# Kikos - Talk to me about them



## SuburbanFarmChic (Jul 30, 2011)

We are looking at running a low maintenance meat herd on about 6 acres of pasture.  I would love to hear from people that have had Kiko goats the pros/cons of this breed. Are they what they are hyped to be? Are there, like there can be in any breed, a few great ones that are setting the standards and the rest are eh.  We will be shelling out money for good foundation stock and are also interested in breeders.  

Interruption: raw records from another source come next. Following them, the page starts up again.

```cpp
template <bool COUNT, KernelCfg K>
__global__ __launch_bounds__(K.blk) __attribute__((amdgpu_waves_per_eu(K.occ, 8))) void path_kernel(RenderArgs a) {
  __shared__ int32_t stk_all[K.stk_words()];
  __shared__ uint16_t stk16_all[K.stk16_words(K.lst_rows())];
  __shared__ float4 nodes_lds[K.lds_node_quads()];
  fill_nodes_lds<K>(a.scene, nodes_lds);
  __shared__ StartArgs start_lds[K.start_args_in_lds() ? 1 : 0 + 1];
  StartArgs sa_reg;
  if constexpr (K.start_args_in_lds()) {
    if (threadIdx.x == 0) fill_start_args(a, start_lds[0]);
  } else {
    fill_start_args(a, sa_reg);
  }
  const StartArgs& SA = K.start_args_in_lds() ? start_lds[0] : sa_reg;
  __syncthreads();
  uint16_t* stk16 = stk16_all + threadIdx.x;
  int32_t* stk = stk_all + threadIdx.x;
  int32_t* spill = a.spill + (size_t)blockIdx.x * K.blk + threadIdx.x;
  const uint32_t lane = threadIdx.x & 63u;
  constexpr bool LST = K.lst();
  auto lst_st = [&](int k, uint32_t v) {
    stk16[(K.lst_row0() + 2 * k) * K.blk] = (uint16_t)v;
    stk16[(K.lst_row0() + 2 * k + 1) * K.blk] = (uint16_t)(v >> 16);
  };
  auto lst_ld = [&](int k) -> uint32_t {
    return (uint32_t)stk16[(K.lst_row0() + 2 * k) * K.blk] | ((uint32_t)stk16[(K.lst_row0() + 2 * k + 1) * K.blk] << 16);
  };
  const DevScene& S = a.scene;
  const V3 bg = ld3(a.bg);
  const uint64_t P = a.n_paths;
  unsigned long long* const dispenser = a.queue;
  const uint32_t batch = a.batch, ndisp = batch < 1024u ? DISP : 1u;
  const uint64_t NB = (P + batch - 1u) / batch;
  uint32_t cnt[15] = {0, 0, 0, 0, 0, 0, 0, 0, 0, 0, 0, 0, 0, 0, 0};
  unsigned long long nrays = 0;
  __shared__ uint64_t pool_lds[K.blk / 64][K.shard() ? 5 : 3];
  uint64_t* const pool = pool_lds[K.s16 ? __builtin_amdgcn_readfirstlane(threadIdx.x >> 6) : threadIdx.x >> 6];
  if (lane == 0) { pool[0] = 0; pool[1] = 0; }
  if (K.shard() && lane == 0) pool[K.shard() ? 4 : 0] = 0;
  auto refill = [&](uint64_t& b, uint64_t& e) {
    if (lane == 0) {
      uint64_t bb = P, ee = P;
      uint32_t k = (uint32_t)pool[4];
      for (; k < ndisp; ++k) {
        const uint32_t d = (blockIdx.x + k) & (ndisp - 1u);
        const uint64_t g = atomicAdd(dispenser + d * DISP_STRIDE, 1ull) * ndisp + d;
        if (g < NB) {
          bb = g * batch;
          ee = bb + batch < P ? bb + batch : P;
          break;
        }
      }
      pool[2] = bb;
      pool[K.shard() ? 3 : 0] = ee;
      pool[K.shard() ? 4 : 0] = k;
    }
    b = rfl64(pool[2]);
    e = rfl64(pool[K.shard() ? 3 : 0]);
  };
  constexpr uint32_t RW = K.ring_words(), RS = RW * 64u + (K.ldsn_ring() ? 2u : 0u);
  __shared__ uint32_t ring_lds[K.sring() ? (K.blk / 64) * RS : 1];
  __shared__ uint32_t ring_head_lds[K.sring() && !K.ldsn_ring() ? K.blk / 64 : 1];
  if constexpr (K.ldsn_ring()) {
    static_assert(sizeof stk_all + sizeof stk16_all + sizeof nodes_lds + sizeof start_lds + sizeof pool_lds +
                          sizeof ring_lds + sizeof ring_head_lds <= 81920,
                  "the 1024-lane ring kernel's LDS must leave room for 2 workgroups per CU");
  }
  uint32_t* const ring = ring_lds + (K.sring() ? (threadIdx.x >> 6) * RS : 0u);
  uint32_t* const ring_head = K.ldsn_ring() ? ring + RW * 64u : ring_head_lds + (K.sring() ? threadIdx.x >> 6 : 0u);
  uint32_t* const ring_base = ring + (K.ldsn_ring() ? RW * 64u + 1u : 0u);
  if (K.sring() && lane == 0) ring_head[0] = 64u;
  bool exhausted = false;
  bool has = false;
  TraceState ts;
  ts.on = false;
  PathState st;
  st.pid = 0;
  st.rng = 0;
  st.depth = 0;
  uint64_t ph[11] = {0, 0, 0, 0, 0, 0, 0, 0, 0, 0, 0};
  const uint64_t t_start = COUNT ? __builtin_amdgcn_s_memtime() : 0;
  uint64_t t_mark = t_start;
  auto phase = [&](int k) {
    if (COUNT) {
      const uint64_t t = __builtin_amdgcn_s_memtime();
      ph[k] += t - t_mark;
      t_mark = t;
    }
  };
  for (;;) {
    phase(2);
    const uint64_t need = __ballot(!has);
    if constexpr (K.sring()) {
      if (need != 0 && !exhausted && ((uint32_t)__popcll(need) >= a.regen_min || need == __ballot(1))) {
        const uint32_t n_need = (uint32_t)__popcll(need);
        const uint32_t rank =
            __builtin_amdgcn_mbcnt_hi((uint32_t)(need >> 32), __builtin_amdgcn_mbcnt_lo((uint32_t)need, 0u));
        const uint64_t t_sp = COUNT ? __builtin_amdgcn_s_memtime() : 0;
        uint32_t head = (uint32_t)__builtin_amdgcn_readfirstlane((int)ring_head[0]);
        const uint32_t have = 64u - head;
        auto take = [&](uint32_t e) {
          if constexpr (K.ldsn_ring()) {
            const uint32_t lo = ring[5 * 64 + e], hi = ring[6 * 64 + e];
            const float rdx = __uint_as_float(ring[e]), rdy = __uint_as_float(ring[64 + e]);
            st.ray.d = mk(__uint_as_float(ring[2 * 64 + e]), __uint_as_float(ring[3 * 64 + e]),
                          __uint_as_float(ring[4 * 64 + e]));
            start_take<true, K.alignbit_draws()>(SA, rdx, rdy, ((uint64_t)hi << 32) | lo, ring_base[0] + e, st);
            has = (lo | hi) != 0u;
          } else {
            const uint32_t lo = ring[7 * 64 + e], hi = ring[8 * 64 + e];
            st.ray.o = mk(__uint_as_float(ring[e]), __uint_as_float(ring[64 + e]), __uint_as_float(ring[2 * 64 + e]));
            st.ray.d = mk(__uint_as_float(ring[3 * 64 + e]), __uint_as_float(ring[4 * 64 + e]),
                          __uint_as_float(ring[5 * 64 + e]));
            st.ray.time = __uint_as_float(ring[6 * 64 + e]);
            st.rng = ((uint64_t)hi << 32) | lo;
            st.pid = ring[9 * 64 + e];
            st.T = mk(1.f, 1.f, 1.f);
            st.depth = SA.max_depth;
            has = (lo | hi) != 0u;
          }
        };
        const bool first = !has && rank < have;
        if (first) take(head + rank);
        if (n_need > have) {
          uint64_t pool_next = rfl64(pool[0]), pool_end = rfl64(pool[1]);
          if (pool_next >= pool_end) {
            if constexpr (K.shard()) {
              refill(pool_next, pool_end);
            } else {
              if (lane == 0) pool[2] = atomicAdd(dispenser, (unsigned long long)batch);
              const uint64_t b = rfl64(pool[2]);
              pool_next = b < P ? b : P;
              pool_end = b < P ? (b + batch < P ? b + batch : P) : P;
            }
          }
          if (pool_next < pool_end) {
            const uint64_t id = pool_next + lane;
            if constexpr (K.ldsn_ring()) {
              StartMade m;
              const bool ok = start_make<K.start_args_in_lds(), K.alignbit_draws()>(SA, id, m);
              ring[lane] = __float_as_uint(m.rdx);
              ring[64 + lane] = __float_as_uint(m.rdy);
              ring[2 * 64 + lane] = __float_as_uint(m.d.x);
              ring[3 * 64 + lane] = __float_as_uint(m.d.y);
              ring[4 * 64 + lane] = __float_as_uint(m.d.z);
              ring[5 * 64 + lane] = ok ? (uint32_t)m.rng : 0u;
              ring[6 * 64 + lane] = ok ? (uint32_t)(m.rng >> 32) : 0u;
              if (lane == 0) ring_base[0] = (uint32_t)pool_next;
            } else {
              PathState g;
              const bool ok = start_path<K.start_args_in_lds(), 0, 0, K.alignbit_draws()>(SA, id, g);
              ring[lane] = __float_as_uint(g.ray.o.x);
              ring[64 + lane] = __float_as_uint(g.ray.o.y);
              ring[2 * 64 + lane] = __float_as_uint(g.ray.o.z);
              ring[3 * 64 + lane] = __float_as_uint(g.ray.d.x);
              ring[4 * 64 + lane] = __float_as_uint(g.ray.d.y);
              ring[5 * 64 + lane] = __float_as_uint(g.ray.d.z);
              ring[6 * 64 + lane] = __float_as_uint(g.ray.time);
              ring[7 * 64 + lane] = ok ? (uint32_t)g.rng : 0u;
              ring[8 * 64 + lane] = ok ? (uint32_t)(g.rng >> 32) : 0u;
              ring[9 * 64 + lane] = (uint32_t)id;
            }
            pool_next += 64u;
            if (!has && !first) take(rank - have);
            head = n_need - have;
          } else {
            exhausted = true;
            head = 64u;
          }
          if (lane == 0) { pool[0] = pool_next; pool[1] = pool_end; }
        } else {
          head += n_need;
        }
        if (lane == 0) ring_head[0] = head;
        if (COUNT) ph[6] += __builtin_amdgcn_s_memtime() - t_sp;
      }
    } else if (need != 0 && !exhausted && ((uint32_t)__popcll(need) >= a.regen_min || need == __ballot(1))) {
      const uint32_t n_need = (uint32_t)__popcll(need);
      const uint32_t rank =
          __builtin_amdgcn_mbcnt_hi((uint32_t)(need >> 32), __builtin_amdgcn_mbcnt_lo((uint32_t)need, 0u));
      uint64_t pool_next = rfl64(pool[0]), pool_end = rfl64(pool[1]);
      const uint64_t avail = pool_end - pool_next;
      uint64_t nb = P, ne = P;
      if (avail < n_need) {
        if constexpr (K.shard()) {
          uint64_t b, e;
          refill(b, e);
          if (b < e) {
            nb = b;
            ne = e;
          } else {
            exhausted = true;
          }
        } else {
          if (lane == 0) pool[2] = atomicAdd(dispenser, (unsigned long long)batch);
          const uint64_t b = rfl64(pool[2]);
          if (b < P) {
            nb = b;
            ne = b + batch < P ? b + batch : P;
          } else {
            exhausted = true;
          }
        }
      }
      const uint64_t t_sp = COUNT ? __builtin_amdgcn_s_memtime() : 0;
      if (!has) {
        const uint64_t id = rank < avail ? pool_next + rank : nb + (rank - avail);
        if ((rank < avail || id < ne) &&
            start_path<K.start_args_in_lds(), LST ? K.blk : 0, K.lst_row0(), K.alignbit_draws()>(SA, id, st, stk16)) {
          has = true;
        }
      }
      if (COUNT) ph[6] += __builtin_amdgcn_s_memtime() - t_sp;
      if (avail >= n_need) {
        pool_next += n_need;
      } else {
        pool_next = nb + (n_need - avail);
        pool_end = ne;
        if (pool_next > pool_end) pool_next = pool_end;
      }
      if (lane == 0) { pool[0] = pool_next; pool[1] = pool_end; }
    }
    phase(0);
    if (__ballot(has) == 0) {
      if (exhausted) break;
      continue;
    }
    nrays += (unsigned long long)__popcll(__ballot(has && !ts.on));
    if (!has) continue;
    if (!ts.on) {
      trace_begin<COUNT, K.feat, K.stack, K.blk, K.codes16_stack(), K.far_lds_nodes()>(S, st.ray, ts, cnt, st.rng, stk16,
                                                                                       stk, a.err, nodes_lds);
    }
    if (!(K.feat & F_LIST)) {
      const uint32_t act = (uint32_t)__popcll(__ballot(1));
      const uint32_t quota = (act * a.quota16 + 15u) >> 4;
      const uint32_t leaf_thr = (act * a.leaf16 + 15u) >> 4;
      trace_run<COUNT, K.stack, K.spill, K.feat, K.blk, K.ncap, K.half, K.s16>(S, st.ray, ts, stk, spill, a.spill_lanes, cnt,
                                                                              quota, leaf_thr, st.rng, a.err, ph + 4, nodes_lds, stk16);
    } else {
      ts.node = -1;
      ts.sp = 0;
    }
    phase(1);
    __builtin_amdgcn_s_setprio(0);
    if (ts.node >= 0 || ts.sp > 0) continue;
    ts.on = false;
    if (COUNT) simd_tick(cnt, 12, 13);
    const Best b = ts.b;
#ifdef RTW_DIAG_TRACE_PID
    if ((RTW_DIAG_TRACE_PID) < 0 || st.pid == (uint32_t)(RTW_DIAG_TRACE_PID))
      printf("rtwtrace pid %u o %a %a %a d %a %a %a t %a prim %d key %u rng %016llx\n", st.pid, st.ray.o.x, st.ray.o.y,
             st.ray.o.z, st.ray.d.x, st.ray.d.y, st.ray.d.z, b.t, b.prim, b.prim >= 0 ? S.prims[b.prim].key : 0u,
             (unsigned long long)st.rng);
#endif
    bool done = false;
    V3 L = mk(0.f, 0.f, 0.f);
    const V3 T0 = st.T;
    auto path_T = [&]() -> V3 {
      return LST ? mk(__uint_as_float(lst_ld(0)), __uint_as_float(lst_ld(1)), __uint_as_float(lst_ld(2))) : T0;
    };
    if (b.prim < 0) {
      L = mul(path_T(), bg);
      done = true;
      if (__builtin_expect(b.prim == -2, 0)) {
        if constexpr (K.shard()) {
          for (uint32_t d = 0; d < DISP; ++d) atomicMax(dispenser + d * DISP_STRIDE, (unsigned long long)NB);
        } else {
          atomicMax(dispenser, (unsigned long long)P);
        }
        pool[0] = pool[1];
        if constexpr (K.ldsn_ring()) ring_head[0] = 64u;
      }
    } else {
      DevShade sh;
      if constexpr (LST) {
        const float4 q = *reinterpret_cast<const float4*>(S.shade + b.prim);
        sh.kind = __float_as_uint(q.x); sh.param = q.y; sh.a[0] = q.z; sh.a[1] = q.w;
        sh.a[2] = S.shade[b.prim].a[2];
      } else {
        sh = S.shade[b.prim];
      }
      const bool solid_light = (K.feat & F_LIGHT) && (K.feat & F_TRI) && (sh.kind & 0xfffu) == (MT_LIGHT | (SM_SOLID << 8));
      Rec h;
      if (!solid_light) h = hit_record<K.feat>(S, st.ray, b, sh.kind);
      else h = Rec{mk(0.f, 0.f, 0.f), mk(0.f, 0.f, 0.f), 0.0f, 0.0f, true, 0u};
#ifdef RTW_SHADE_DIAG
      phase(7);
#endif
      const MatKind kind = mat_kind<K.feat>(sh.kind);
      V3 rs = mk(0.f, 0.f, 0.f);
      phase(2);
      if (kind.lam || kind.met || kind.iso) rs = rand_in_unit_sphere<K.alignbit_draws()>(st.rng);
      phase(3);
      const V3 ud = unit(kind.lam ? rs : st.ray.d);
      const V3 att = mat_attenuation<K.feat>(S, sh, kind, h, [&] { return ld3(LST ? S.shade[b.prim].b : sh.b); });
#ifdef RTW_SHADE_DIAG
      phase(8);
#endif
      V3 Tn = mk(0.f, 0.f, 0.f);
      if (kind.light) {
        L = mul(path_T(), att);
        done = true;
      } else {
        const V3 dir = mat_direction<K.feat>(sh, kind, h, ud, rs, st.rng, done);
        const V3 Tp = path_T();
        const V3 T2 = mul(Tp, att);
        if (done) L = mul(Tp, mk(0.f, 0.f, 0.f));
        Tn = T2;
        if constexpr (LST) {
          lst_st(0, __float_as_uint(T2.x));
          lst_st(1, __float_as_uint(T2.y));
          lst_st(2, __float_as_uint(T2.z));
        } else {
          st.T = T2;
        }
        st.ray.o = h.p;
        st.ray.d = dir;
      }
// ... 55 lines not shown
```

Our replacement barn is being started soon and should be done by the end of Sept.  Then we're running a water line, then dropping in the fencing. Then goats.  So we might not be looking at purchasing until Spring but want to start making the contacts and putting out feelers now.   About a 4hr driving distance from Shepherdstown, WV is the goal for breeders so think PA, MD, VA, WV, maybe DE.   I am going to make the usual craigslist and website round but would love to keep the business "in the family". 




How are your kiko goats selling? Are boer bringing better money for straight up meat? Are crosses better?    I'm reading all the "this breed of goat rocks" websites but I'd love to hear from people that actually have them.


----------



## DonnaBelle (Jul 30, 2011)

For those interested in Kiko's:

Three years ago we went to "goat boot camp" put on by Oklahoma State University and Langston University in Ada, Oklahoma.  It was three days of intense goat information.  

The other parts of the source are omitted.